- **Your instructions**
Look through the records below, count the lines with the word "super", and reply with only the number.

= = = = =

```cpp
extern "C" const char *surs_option_name(int index) { return (index >= 0 && index < surs::OPT_COUNT) ? kOptions[index].name : nullptr; }
extern "C" const char *surs_option_help(int index) { return (index >= 0 && index < surs::OPT_COUNT) ? kOptions[index].what : nullptr; }
```

### super-resolution-3d-human-shape-from-a-single-low-resolution-image_amd/csrc/surs_common.h

```cpp
#pragma once
#include <hip/hip_runtime.h>

#include <cstdarg>
#include <cstdio>
#include <cstring>

#include "../../include/surs.h"

namespace surs {

inline char *err_buf() {
    static thread_local char buf[512] = "";
    return buf;
}

inline int fail(int code, const char *fmt, ...) {
    va_list ap;
    va_start(ap, fmt);
    vsnprintf(err_buf(), 512, fmt, ap);
    va_end(ap);
    return code;
}

#define SURS_HIP_CHECK(expr)                                                                     \
    do {                                                                                         \
        hipError_t e_ = (expr);                                                                  \
        if (e_ != hipSuccess)                                                                    \
            return surs::fail(SURS_E_HIP, "%s:%d %s -> %s", __FILE__, __LINE__, #expr, hipGetErrorString(e_)); \
    } while (0)

#define SURS_LAUNCH_CHECK() SURS_HIP_CHECK(hipGetLastError())

#define SURS_REQUIRE(cond, ...)                                   \
    do {                                                          \
        if (!(cond)) return surs::fail(SURS_E_INVALID, __VA_ARGS__); \
    } while (0)

#ifndef SURS_ABL_NO_ISA_PINS
#define SURS_ISA_PIN(v) asm volatile("" : "+v"(v))
#else
#define SURS_ISA_PIN(v) do { } while (0)
#endif

enum Opt {
    OPT_SPLIT_PARTS, OPT_GRID_F32_COLUMNS, OPT_GRID_KERNEL, OPT_GRID_F32_KERNEL, OPT_R_PARTS,
    OPT_GRID_F32_PASSES, OPT_BICUBIC_BLOCK, OPT_MC_EMIT_RECLASSIFY, OPT_POINT_RUNS_SPECULATE, OPT_CONV_TRACE,
    OPT_V3_TRACE, OPT_CONV_TALL_MIN_WG, OPT_CONV_WIDE_MIN_WG, OPT_MC_RING, OPT_RVEC_SMALL, OPT_COUNT
};
int option(Opt id);

inline hipStream_t as_stream(void *s) { return reinterpret_cast<hipStream_t>(s); }

constexpr int ceil_div(long long a, long long b) { return (int)((a + b - 1) / b); }

struct DeviceOnce {
    unsigned long long mask = 0;
    bool first() {
        int dev = 0;
        if (hipGetDevice(&dev) != hipSuccess || dev < 0 || dev >= 64) return true;
        const unsigned long long bit = 1ull << dev;
        const unsigned long long old = __atomic_fetch_or(&mask, bit, __ATOMIC_ACQ_REL);
        return !(old & bit);
    }
};
inline size_t align_up(size_t v, size_t a) { return (v + a - 1) / a * a; }

}
```

### super-resolution-3d-human-shape-from-a-single-low-resolution-image_amd/csrc/surs_gemm.inc

```
__device__ __forceinline__ bool gemm_block_tile(int mblocks, int nblocks, int &mb, int &nb) {
    const unsigned total = (unsigned)mblocks * (unsigned)nblocks, per = gridDim.x >> 3;
    const unsigned logical = (blockIdx.x & 7u) * per + (blockIdx.x >> 3);
    mb = (int)(logical % (unsigned)mblocks);
    nb = (int)(logical / (unsigned)mblocks);
    return logical < total;
}

static inline unsigned gemm_grid(int mblocks, long long nblocks) {
    const long long total = (long long)mblocks * nblocks;
    return (unsigned)(((total + 7) / 8) * 8);
}

struct SplitSeg {
    const unsigned short *base;
    long long part;
    int ktiles;
};

constexpr int G3_STAGES = 3;
constexpr int g3_stage_bytes(int bm, int np_ = 3) { return np_ * ((bm / 32) + 8) * 1024; }
constexpr int g3_lds_bytes(int bm, int np_ = 3) { return G3_STAGES * g3_stage_bytes(bm, np_); }

template <int NP> struct SplitKind;
template <> struct SplitKind<1> {
// ... 163 lines not shown
        for (int kt = 0; kt < ktiles; ++kt) {
            step_barrier(kt);
            phase1(kt);
            phase2(kt);
        }
    } else {
        step_barrier(0);
        phase1(0);
        for (int kt = 1; kt < ktiles; ++kt) {
            step_barrier(kt);
            phase2(kt - 1);
            phase1(kt);
        }
        phase2(ktiles - 1);
    }

#undef G3_RD
#undef G3_WAIT4
#undef G3_WAIT2
#pragma unroll
    for (int i = 0; i < TI; ++i)
#pragma unroll
        for (int j = 0; j < 2; ++j) {
            const long long n = n0 + wn * 64 + j * 32 + li;
            const int mrow = m0 + wm * (TI * 32) + i * 32;
            if constexpr (OUT == G3_F32_T) {
                const long long nb0 = n0 + wn * 64 + j * 32 + 4 * kh;
                const float bm = bias[mrow + li];
#pragma unroll
                for (int g = 0; g < 4; ++g)
#pragma unroll
                    for (int r = 0; r < 4; ++r) Y[(nb0 + 8 * g + r) * ldy + mrow + li] = acc[i][j][4 * g + r] + bm;
                continue;
            }
            float v[16];
#pragma unroll
            for (int g = 0; g < 4; ++g)
#pragma unroll
                for (int r = 0; r < 4; ++r) {
                    float t = acc[i][j][4 * g + r] + bias[mrow + 8 * g + 4 * kh + r];
                    v[4 * g + r] = t > 0.0f ? t : 0.01f * t;
                }
            if constexpr (OUT == G3_F32) {
#pragma unroll
                for (int g = 0; g < 4; ++g)
#pragma unroll
                    for (int r = 0; r < 4; ++r) Y[(long long)(mrow + 8 * g + 4 * kh + r) * ldy + n] = v[4 * g + r];
            } else
#pragma unroll
            for (int q = 0; q < 2; ++q) {
                unsigned e[NP][2], o[NP][2];
#pragma unroll
                for (int d = 0; d < 2; ++d) {
                    unsigned short x0[NP], x1[NP], y0[NP], y1[NP];
                    SK::split(v[8 * q + 2 * d], x0);
                    SK::split(v[8 * q + 2 * d + 1], x1);
                    SK::split(v[8 * q + 4 + 2 * d], y0);
                    SK::split(v[8 * q + 4 + 2 * d + 1], y1);
#pragma unroll
                    for (int p = 0; p < NP; ++p) {
                        e[p][d] = (unsigned)x0[p] | ((unsigned)x1[p] << 16);
                        o[p][d] = (unsigned)y0[p] | ((unsigned)y1[p] << 16);
                    }
                }
                unsigned short *dst = Ys + ((long long)((mrow >> 4) + q) * np + n) * 16 + kh * 8;
#pragma unroll
                for (int p = 0; p < NP; ++p) {
                    const auto t0 = __builtin_amdgcn_permlane32_swap(e[p][0], o[p][0], false, false);
                    const auto t1 = __builtin_amdgcn_permlane32_swap(e[p][1], o[p][1], false, false);
                    u32x4 w = {t0[0], t1[0], t0[1], t1[1]};
                    *reinterpret_cast<u32x4 *>(dst + p * ys_part) = w;
                }
            }
        }
}



struct RvecSmallArgs {
    const unsigned short *w[2];
    const unsigned short *g[2];
    long long g_part[2];
    long long npm[2];
    float *r[2];
    int wgs0;
};
template <int NP>
__global__ __launch_bounds__(256) void rvec_small_kernel(RvecSmallArgs a) {
    typedef SplitKind<NP> SK;
    typedef typename SK::vec8 vec8;
    constexpr int KT = D1 / 16, PF = 4;
    static_assert(KT % PF == 0, "k-steps in rounds of the prefetch depth");
    const int tid = threadIdx.x, lane = tid & 63, wave = tid >> 6, kh = lane >> 5, li = lane & 31;
    const int m = (int)blockIdx.x >= a.wgs0 ? 1 : 0;
    const int wg = m ? (int)blockIdx.x - a.wgs0 : (int)blockIdx.x;
    const long long npm = a.npm[m];
    const long long n0 = (long long)(wg >> 2) * 64;
    const int m0 = (wg & 3) * 128 + wave * 32;
    const size_t w_part = (size_t)D1 * D2;
    const unsigned short *wp = a.w[m] + (size_t)(m0 / 32) * 512 + lane * 8;
    const unsigned short *xp = a.g[m] + ((size_t)n0 + li) * 16 + kh * 8;
    const long long g_part = a.g_part[m];
    f32x16 acc[2];
#pragma unroll
    for (int j = 0; j < 2; ++j)
#pragma unroll
        for (int q = 0; q < 16; ++q) acc[j][q] = 0.0f;
    vec8 wf[PF][NP], xf[PF][2][NP];
    auto fetch = [&](int kt, int s) {
#pragma unroll
        for (int p = 0; p < NP; ++p) {
            wf[s][p] = *reinterpret_cast<const vec8 *>(wp + (size_t)kt * D2 * 16 + p * w_part);
#pragma unroll
            for (int j = 0; j < 2; ++j) xf[s][j][p] = *reinterpret_cast<const vec8 *>(xp + ((size_t)kt * npm + 32 * j) * 16 + p * g_part);
        }
    };
#pragma unroll
    for (int s = 0; s < PF; ++s) fetch(s, s);
    for (int k0 = 0; k0 < KT; k0 += PF) {
#pragma unroll
        for (int s = 0; s < PF; ++s) {
            vec8 w_[NP], x_[2][NP];
#pragma unroll
            for (int p = 0; p < NP; ++p) {
                w_[p] = wf[s][p];
                x_[0][p] = xf[s][0][p];
                x_[1][p] = xf[s][1][p];
            }
            if (k0 + PF + s < KT) fetch(k0 + PF + s, s);
#pragma unroll
            for (int t = 0; t < NP; ++t)
#pragma unroll
                for (int j = 0; j < 2; ++j) acc[j] = SK::mfma(x_[j][t], w_[NP - 1 - t], acc[j]);
            if (NP == 3) {
#pragma unroll
                for (int j = 0; j < 2; ++j) acc[j] = SK::mfma(x_[j][0], w_[1], acc[j]);
#pragma unroll
                for (int j = 0; j < 2; ++j) acc[j] = SK::mfma(x_[j][1], w_[0], acc[j]);
            }
            if (NP >= 2) {
#pragma unroll
                for (int j = 0; j < 2; ++j) acc[j] = SK::mfma(x_[j][0], w_[0], acc[j]);
            }
        }
    }
    float *out = a.r[m];
#pragma unroll
    for (int j = 0; j < 2; ++j)
#pragma unroll
        for (int gq = 0; gq < 4; ++gq)
#pragma unroll
            for (int r = 0; r < 4; ++r) out[(n0 + 32 * j + 4 * kh + 8 * gq + r) * D2 + m0 + li] = acc[j][4 * gq + r] + 0.0f;
}
```

### super-resolution-3d-human-shape-from-a-single-low-resolution-image_amd/csrc/surs_query.hip

```cpp
#include <hip/hip_runtime.h>

#include <cstdlib>
#include <map>
#include <mutex>
#include <type_traits>
#include <utility>
#include <vector>

#include "surs_common.h"
#include "surs_mlp_generic.h"
#include "surs_mlp_layout.h"

namespace surs {

typedef float f32x16 __attribute__((ext_vector_type(16)));
typedef float f32x4 __attribute__((ext_vector_type(4)));
typedef unsigned u32x4 __attribute__((ext_vector_type(4)));
typedef unsigned u32x2 __attribute__((ext_vector_type(2)));
typedef float f32x2 __attribute__((ext_vector_type(2)));

struct PointSource {
    int mode;
    const float *pts;
    const long long *idx;
// ... 935 lines not shown
                const float xm = fmaf(zmid, zl[i], al[i]);
                const float t0 = zl[i] * zlo, t1 = zl[i] * zhi;
                const float mn = al[i] + fminf(t0, t1), mx = al[i] + fmaxf(t0, t1);
                nl += ((xm > 0.0f) ? (mn > 0.0f) : (mx <= 0.0f)) ? 0u : 1u;
            }
            {
                const float xm = fmaf(0.5f, ph[i], fmaf(zmid, zh[i], ah[i]));
                const float t0 = zh[i] * zlo, t1 = zh[i] * zhi;
                const float mn = ah[i] + fminf(t0, t1) + fminf(0.0f, ph[i]), mx = ah[i] + fmaxf(t0, t1) + fmaxf(0.0f, ph[i]);
                nh += ((xm > 0.0f) ? (mn > 0.0f) : (mx <= 0.0f)) ? 0u : 1u;
            }
        }
    }
#pragma unroll
    for (int d = 32; d >= 1; d >>= 1) {
        nl += __shfl_xor(nl, d);
        nh += __shfl_xor(nh, d);
    }
    if ((tid & 63) == 0) {
        atomicAdd(out, (unsigned long long)nl);
        atomicAdd(out + 1, (unsigned long long)nh);
    }
}

static int query_grid_impl(int i0, int i1, int ry, int rz, const double *mat, const float *calib, float zmul,
                           float zdiv, const float *feat_lr, int hl, int wl, const float *feat_hr, int hh, int wh,
                           const void *mlp_blob, int dtype, void *workspace, size_t workspace_bytes, float *vol_hr,
                           float *vol_lr, int kernel_call, void *stream);

extern "C" int surs_query_grid_opt(int i0, int i1, int ry, int rz, const double *mat, const float *calib, float zmul,
                                   float zdiv, const float *feat_lr, int hl, int wl, const float *feat_hr, int hh, int wh,
                                   const void *mlp_blob, int dtype, void *workspace, size_t workspace_bytes, float *vol_hr,
                                   float *vol_lr, const SursGridOptions *opt, void *stream) {
    int kernel = 0, parts = 0;
    if (opt) {
        kernel = opt->kernel;
        parts = opt->operand_parts;
        SURS_REQUIRE(grid_kernel_known(kernel), "SursGridOptions.kernel: 0, 3, 10, 12 (reduced precision), 5, 11 (fp32-grade)");
        SURS_REQUIRE(parts == 0 || parts == 2 || parts == 3, "SursGridOptions.operand_parts: 0, 2 or 3");
    }
    const int saved = t_split_call;
    if (parts) t_split_call = parts;
    const int rc = query_grid_impl(i0, i1, ry, rz, mat, calib, zmul, zdiv, feat_lr, hl, wl, feat_hr, hh, wh, mlp_blob, dtype, workspace,
                                   workspace_bytes, vol_hr, vol_lr, kernel, stream);
    t_split_call = saved;
    return rc;
}
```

= = = = =

- **Response to this exercise**
3